I can imagine the new male resisting the little minx.


----------



## Champloon (Jun 19, 2008)

yea mangaka threw a 360 at us

im hoping that this model is as crazy as yuria and juria combined


----------



## RedWolf (Jun 19, 2008)

Makes me wonder if the 18 and above protocol is still in effect with the new Yuria.

Because it would still be criminal with that type of body regardless if you're above 18.


----------



## Midus (Jun 19, 2008)

Hmmm, kind of figured that the end was more of a "What if" type of deal.


----------



## Gutsu (Jun 19, 2008)

Midus said:


> Hmmm, kind of figured that the end was more of a "What if" type of deal.



Yeah, looking at the raws your correct.

You guys are gonna love the new Yuria model lots of funny situations involving her.


----------



## 8ghosts (Jun 19, 2008)

that was abrubt but I actually liked it better than MY Balls


----------



## Midus (Aug 1, 2008)

Hmmm, they've been kind of busy. 4 new chapters since last post.

Go here.

Edit: Anyone know who the girl is on their credits page?


----------



## LIL_M0 (Oct 24, 2008)

*bumped for great justice. 

This manga is so funny. If you like My Balls, you'll love this.


----------



## CoonDawg (Oct 28, 2008)

People need to stop reading RAWs and then assuming something. The Marriage was just an Omake thing. They've done something like that in previous chapters, I believe.



> Edit: Anyone know who the girl is on their credits page?



I don't know, but I wish they'd replace it, the picture is fuck ugly.


----------



## Gutsu (Oct 28, 2008)

CoonDawg said:


> People need to stop reading RAWs and then assuming something. The Marriage was just an Omake thing. They've done something like that in previous chapters, I believe.



Somebody seems to have misread someone's post. I confirmed to him that he was correct in what he said that it was a "what if" omake thing. 

Anyways hope this gets animated one day even if it's just a OVA same thing for My Balls.


----------



## Kakashisensay (Oct 31, 2008)

LIL_M0 said:


> *bumped for great justice.
> 
> This manga is so funny. If you like My Balls, you'll love this.

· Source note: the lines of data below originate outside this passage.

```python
def _register_signatures(lib):
    sigs = {
        "sky_layernorm_fwd": [u64, u64, u64, u64, u64, u64, u64, u64, i64, i64, f32, i32, f32, u64, u64],
        "sky_layernorm_bwd": [u64, u64, u64, u64, u64, u64, u64, u64, u64, u64, u64, i64, i64, i32, f32, u64, u64, u64],
        "sky_layernorm_bwd_xsum": [u64, u64, u64, u64, u64, u64, u64, u64, u64, u64, u64, i64, i64, i32, f32, u64, u64, u64, u64],
        "sky_layernorm_bwd_xsum_ok": [i64],
        "sky_bias_gelu_fwd": [u64, u64, u64, u64, i64, i64, i32],
        "sky_bias_gelu_bwd": [u64, u64, u64, u64, u64, u64, u64, i64, i64, i32],
        "sky_masked_softmax_fwd": [u64, u64, u64, u64, i64, i64, i64, i64, f32, f32, u64, i32],
        "sky_masked_softmax_bwd": [u64, u64, u64, u64, i64, i64, i64, i64, f32, f32, u64, i32],
        "sky_embedding_fwd": [u64] * 12 + [i64, i64, i64, f32, i32],
        "sky_embedding_bwd": [u64] * 16 + [i64, i64, i32],
        "sky_sgd_step": [u64, u64, i64, f32, f32, f32, i32, i32],
        "sky_adamw_tick": [u64, u64, f64, f64],
        "sky_gradnorm_partials": [u64, u64, i64, u64, i32],
        "sky_gradnorm_finish": [u64, u64, i64, u64, f32],
        "sky_adamw_step": [u64, u64, i64, u64, f64, f64, f32, f32, i32, i32],
        "sky_detect_mem": [u64, u64],
        "sky_dropout_fwd": [u64, u64, u64, i64, f32, u64, u64, i32],
        "sky_dropout_bwd": [u64, u64, u64, i64, f32, u64, u64, i32],
        "sky_rng_tick": [u64, u64],
        "sky_colsum": [u64, u64, u64, u64, i64, i64, i32, i32],
        "sky_hblt_wgrad_bgrad": [u64, u64, u64, u64, u64, i64, i64, i64, i32],
        "sky_hblt_wgrad": [u64, u64, u64, u64, i64, i64, i64, i32],
        "sky_hblt_linear_gelu_aux": [u64, u64, u64, u64, u64, u64, i64, i64, i64, i32, i32],
        "sky_mfma_probe": [u64, u64, u64, u64],
        "sky_glds_probe": [u64, u64, u64, i32],
        "sky_gemm": [u64, u64, u64, u64, u64, u64, i64, i64, i64, i64, i64, i64, i32, i32, i32, i32, i32],
        "sky_gemm2": [u64, u64, u64, u64, u64, u64, u64, i64, i64, i64, i64, i64, i64, i32, i32, i32, i32],
        "sky_pack3": [u64, u64, u64, u64, u64, i64, i64, i64, i64, i32],
        "sky_attn_fwd": [u64, u64, u64, u64, u64, u64, i64, i64, i64, i64, f32, f32, u64, u64],
        "sky_attn_probs": [u64, u64, u64, u64, u64, u64, u64, i64, i64, i64, i64, f32, f32, u64, u64],
        "sky_attn_flash_fwd": [u64, u64, u64, u64, u64, u64, i64, i64, i64, i64, f32, f32, u64, u64],
        "sky_attn_bwd": [u64] * 9 + [i64, i64, i64, i64, f32, f32, u64, u64],
        "sky_attn_bwd_dbias": [u64] * 9 + [i64, i64, i64, i64, f32, f32, u64, u64, u64, u64, i32],
        "sky_attn_bwd_dbias_parts": [u64] * 9 + [i64, i64, i64, i64, f32, f32, u64, u64, u64, u64, i32, u64],
        "sky_layernorm_bwd_parts": [u64, u64, u64, u64, u64, u64, u64, u64, u64, u64, u64, i64, i64, i32, f32, u64, u64, u64, u64, u64],
        "sky_bias_gelu_bwd_parts": [u64, u64, u64, u64, u64, u64, u64, i64, i64, i32, u64],
        "sky_colsum_finish": [u64, u64, i32],
        "sky_attn_bwd_fused": [u64] * 7 + [i64, i64, i64, i64, f32, f32, u64, u64],
    }
    for name, argtypes in sigs.items():
        if hasattr(lib, name):
            fn = getattr(lib, name)
            fn.argtypes = argtypes
            fn.restype = ctypes.c_int
    return sigs


def lib():
    global _LIB, _TRIED
    if _LIB is None and not _TRIED:
        _TRIED = True
        if os.path.isfile(_LIB_PATH):
            _LIB = ctypes.CDLL(_LIB_PATH)
            _register_signatures(_LIB)
    return _LIB


def available() -> bool:
# ... 23 lines not shown
```

Baseline: 0.1014 sec/iter.
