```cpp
__device__ __forceinline__ uint32_t wave_incl_scan_u32(uint32_t v)
{
    v += (uint32_t)__builtin_amdgcn_update_dpp(0, (int)v, 0x111, 0xf, 0xf, false);
    v += (uint32_t)__builtin_amdgcn_update_dpp(0, (int)v, 0x112, 0xf, 0xf, false);
    v += (uint32_t)__builtin_amdgcn_update_dpp(0, (int)v, 0x114, 0xf, 0xf, false);
    v += (uint32_t)__builtin_amdgcn_update_dpp(0, (int)v, 0x118, 0xf, 0xf, false);
    v += (uint32_t)__builtin_amdgcn_update_dpp(0, (int)v, 0x142, 0xa, 0xf, false);
    v += (uint32_t)__builtin_amdgcn_update_dpp(0, (int)v, 0x143, 0xc, 0xf, false);
    return v;
}

__device__ __forceinline__ uint32_t wave_sum_u32(uint32_t v)
{
    return (uint32_t)__builtin_amdgcn_readlane((int)wave_incl_scan_u32(v), 63);
}

__device__ __forceinline__ double wave_sum_f64(double v)
{
#pragma unroll
    for (int d = 32; d > 0; d >>= 1) v += __shfl_xor(v, d, 64);
    return v;
}

__device__ __forceinline__ float gelu_erf(float v)
{
#ifdef WV_HF_EXACT_ERF
    return 0.5f * v * (1.0f + erff(v * 0.70710678118654752440f));
#else
    const float x = fabsf(v) * 0.70710678118654752440f;
    const float t = __builtin_amdgcn_rcpf(fmaf(0.3275911f, x, 1.0f));
    float p = fmaf(1.061405429f, t, -1.453152027f);
    p = fmaf(p, t, 1.421413741f);
    p = fmaf(p, t, -0.284496736f);
    p = fmaf(p, t, 0.254829592f);
    const float erfc_abs = p * t * __expf(-x * x);
    return 0.5f * v * (v >= 0.f ? 2.0f - erfc_abs : erfc_abs);
#endif
}

}
```

### image-retrieval-wavelet_amd/csrc/head.hip

```cpp
#include "head.hpp"

namespace wv {

template <int TM, int TN, int EPI>
__global__ __launch_bounds__(256) void k_gemm_nt(const float *__restrict__ A, const float *__restrict__ W,
                                                 const float *__restrict__ bias,
                                                 const float *__restrict__ R, int rmod,
                                                 float *__restrict__ C, int M, int N, int K)
{
    const int lane = lane_id(), wv = wave_id();
    const int r = lane & 31, h = lane >> 5;
    const int64_t i0 = (int64_t)blockIdx.y * (64 * TM) + (wv >> 1) * (32 * TM);
    const int64_t j0 = (int64_t)blockIdx.x * (64 * TN) + (wv & 1) * (32 * TN);
    if (i0 >= M || j0 >= N) return;
    f32x16 acc[TM][TN];
#pragma unroll
    for (int a = 0; a < TM; ++a)
#pragma unroll
        for (int b = 0; b < TN; ++b)
#pragma unroll
            for (int e = 0; e < 16; ++e) acc[a][b][e] = 0.f;
    const float *arow[TM], *brow[TN];
#pragma unroll
    for (int a = 0; a < TM; ++a) arow[a] = A + min(i0 + a * 32 + r, (int64_t)M - 1) * K;
// ... 143 lines not shown
            const int lin = blockIdx.y * gridDim.x + blockIdx.x;
            const int tile = (lin % 8) * (total / 8) + lin / 8;
            by = tile / gridDim.x;
            bx = tile - by * gridDim.x;
        }
    }
    const int64_t m0 = (int64_t)by * BM, n0 = (int64_t)bx * BN;

    f32x16 acc[3];
#pragma unroll
    for (int b = 0; b < 3; ++b)
#pragma unroll
        for (int e = 0; e < 16; ++e) acc[b][e] = 0.f;

    f32x4 ra[A4], rb[B4];
    const float *ga[A4], *gb[B4];
    int so_a[A4], so_b[B4];
#pragma unroll
    for (int i = 0; i < A4; ++i) {
        const int ch = i * 256 + tid, row = ch / CPR, c4 = ch % CPR;
        ga[i] = A + min(m0 + row, (int64_t)M - 1) * K + 4 * c4;
        so_a[i] = row * LDP + 4 * c4;
    }
#pragma unroll
    for (int i = 0; i < B4; ++i) {
        const int ch = i * 256 + tid, row = ch / CPR, c4 = ch % CPR;
        gb[i] = W + min(n0 + row, (int64_t)N - 1) * K + 4 * c4;
        so_b[i] = BM * LDP + row * LDP + 4 * c4;
    }
    constexpr int STAGE = (BM + BN) * LDP;
#pragma unroll
    for (int i = 0; i < A4; ++i) ra[i] = *reinterpret_cast<const f32x4 *>(ga[i]);
#pragma unroll
    for (int i = 0; i < B4; ++i) rb[i] = *reinterpret_cast<const f32x4 *>(gb[i]);
#pragma unroll
    for (int i = 0; i < A4; ++i) *reinterpret_cast<f32x4 *>(sm + so_a[i]) = ra[i];
#pragma unroll
    for (int i = 0; i < B4; ++i) *reinterpret_cast<f32x4 *>(sm + so_b[i]) = rb[i];
    const int nk = kchunk / BK;
    if (nk > 1) {
#pragma unroll
        for (int i = 0; i < A4; ++i) ra[i] = *reinterpret_cast<const f32x4 *>(ga[i] + BK);
#pragma unroll
        for (int i = 0; i < B4; ++i) rb[i] = *reinterpret_cast<const f32x4 *>(gb[i] + BK);
    }
    __syncthreads();
    for (int kt = 0; kt < nk; ++kt) {
        float *cur = sm + (kt & 1) * STAGE;
        float *nxt = sm + ((kt & 1) ^ 1) * STAGE;
        if (kt + 1 < nk) {
#pragma unroll
            for (int i = 0; i < A4; ++i) *reinterpret_cast<f32x4 *>(nxt + so_a[i]) = ra[i];
#pragma unroll
            for (int i = 0; i < B4; ++i) *reinterpret_cast<f32x4 *>(nxt + so_b[i]) = rb[i];
        }
        if (kt + 2 < nk) {
            const int k0 = (kt + 2) * BK;
#pragma unroll
            for (int i = 0; i < A4; ++i) ra[i] = *reinterpret_cast<const f32x4 *>(ga[i] + k0);
#pragma unroll
            for (int i = 0; i < B4; ++i) rb[i] = *reinterpret_cast<const f32x4 *>(gb[i] + k0);
        }
        const float *as = cur + (wv * 32 + r) * LDP + 4 * h;
        const float *bs = cur + BM * LDP + r * LDP + 4 * h;
        f32x4 av_n = *reinterpret_cast<const f32x4 *>(as), bv_n[3];
#pragma unroll
        for (int b = 0; b < 3; ++b) bv_n[b] = *reinterpret_cast<const f32x4 *>(bs + b * 32 * LDP);
#pragma unroll
        for (int c = 0; c < BK / 8; ++c) {
            const f32x4 av = av_n;
            f32x4 bv[3];
#pragma unroll
            for (int b = 0; b < 3; ++b) bv[b] = bv_n[b];
            if (c + 1 < BK / 8) {
                av_n = *reinterpret_cast<const f32x4 *>(as + 8 * (c + 1));
#pragma unroll
                for (int b = 0; b < 3; ++b) bv_n[b] = *reinterpret_cast<const f32x4 *>(bs + b * 32 * LDP + 8 * (c + 1));
            }
            __builtin_amdgcn_sched_barrier(0);
#pragma unroll
            for (int b = 0; b < 3; ++b) acc[b] = __builtin_amdgcn_mfma_f32_32x32x2f32(av.x, bv[b].x, acc[b], 0, 0, 0);
#pragma unroll
            for (int b = 0; b < 3; ++b) acc[b] = __builtin_amdgcn_mfma_f32_32x32x2f32(av.y, bv[b].y, acc[b], 0, 0, 0);
#pragma unroll
            for (int b = 0; b < 3; ++b) acc[b] = __builtin_amdgcn_mfma_f32_32x32x2f32(av.z, bv[b].z, acc[b], 0, 0, 0);
#pragma unroll
            for (int b = 0; b < 3; ++b) acc[b] = __builtin_amdgcn_mfma_f32_32x32x2f32(av.w, bv[b].w, acc[b], 0, 0, 0);
        }
        __syncthreads();
    }
    const int64_t row0 = m0 + wv * 32 + 4 * h, col0 = n0 + r;
    if (m0 + BM <= M && n0 + BN <= N) {
#pragma unroll
        for (int b = 0; b < 3; ++b) store_block<EPI, false, true>(acc[b], row0, col0 + b * 32, bias, R, rmod, C, M, N);
    } else {
#pragma unroll
        for (int b = 0; b < 3; ++b) store_block<EPI, true, true>(acc[b], row0, col0 + b * 32, bias, R, rmod, C, M, N);
    }
}
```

Agreed, funny stuff right here.


----------



## Gutsu (Oct 31, 2008)

Question you guys think that both the main characters had sex with each other already? The tip of the penis did go in...


----------



## LIL_M0 (Oct 31, 2008)

Ummmm.... I don't think it did. Everytime she tried to put it in, she ended up etting put in the cobra clutch or something.


----------



## CoonDawg (Oct 31, 2008)

They have had sex, for 2 and a half seconds. Read the wrestling chapter.


----------



## LIL_M0 (Oct 31, 2008)

Oh yeah. It takes three seconds for her to be programmed, or something. lol


----------



## Mider T (Nov 1, 2008)

Is this still running?


----------



## LIL_M0 (Nov 1, 2008)

Yes.


----------



## LIL_M0 (Nov 23, 2008)

This manga continues to be hilarious. The back-up for issue 32 and issue 33 were hilarious. Juria, Yoshio ans Yoshio's mom have the funniest parts. "Meanwhile Jurio was addicted to Intendo Bee"


----------



## Tehmk (Nov 25, 2008)

My balls and this = .


----------



## LIL_M0 (Nov 25, 2008)

I swear this manga is too god for words. Juria and Yoshio have the best scenes.


----------



## Gutsu (Nov 25, 2008)

Now if only someone starts translating Yomeiro Choice. It's about three young girls who have different mother's going to the past to make sure that their father gets their mother's pregnant. Seems that something has cause them to possibly dissapear so they had to the past to prevent that. Also looks like each girl is from a different future timeline so their in competition with each other, each want their mother to get pregnant before the other does.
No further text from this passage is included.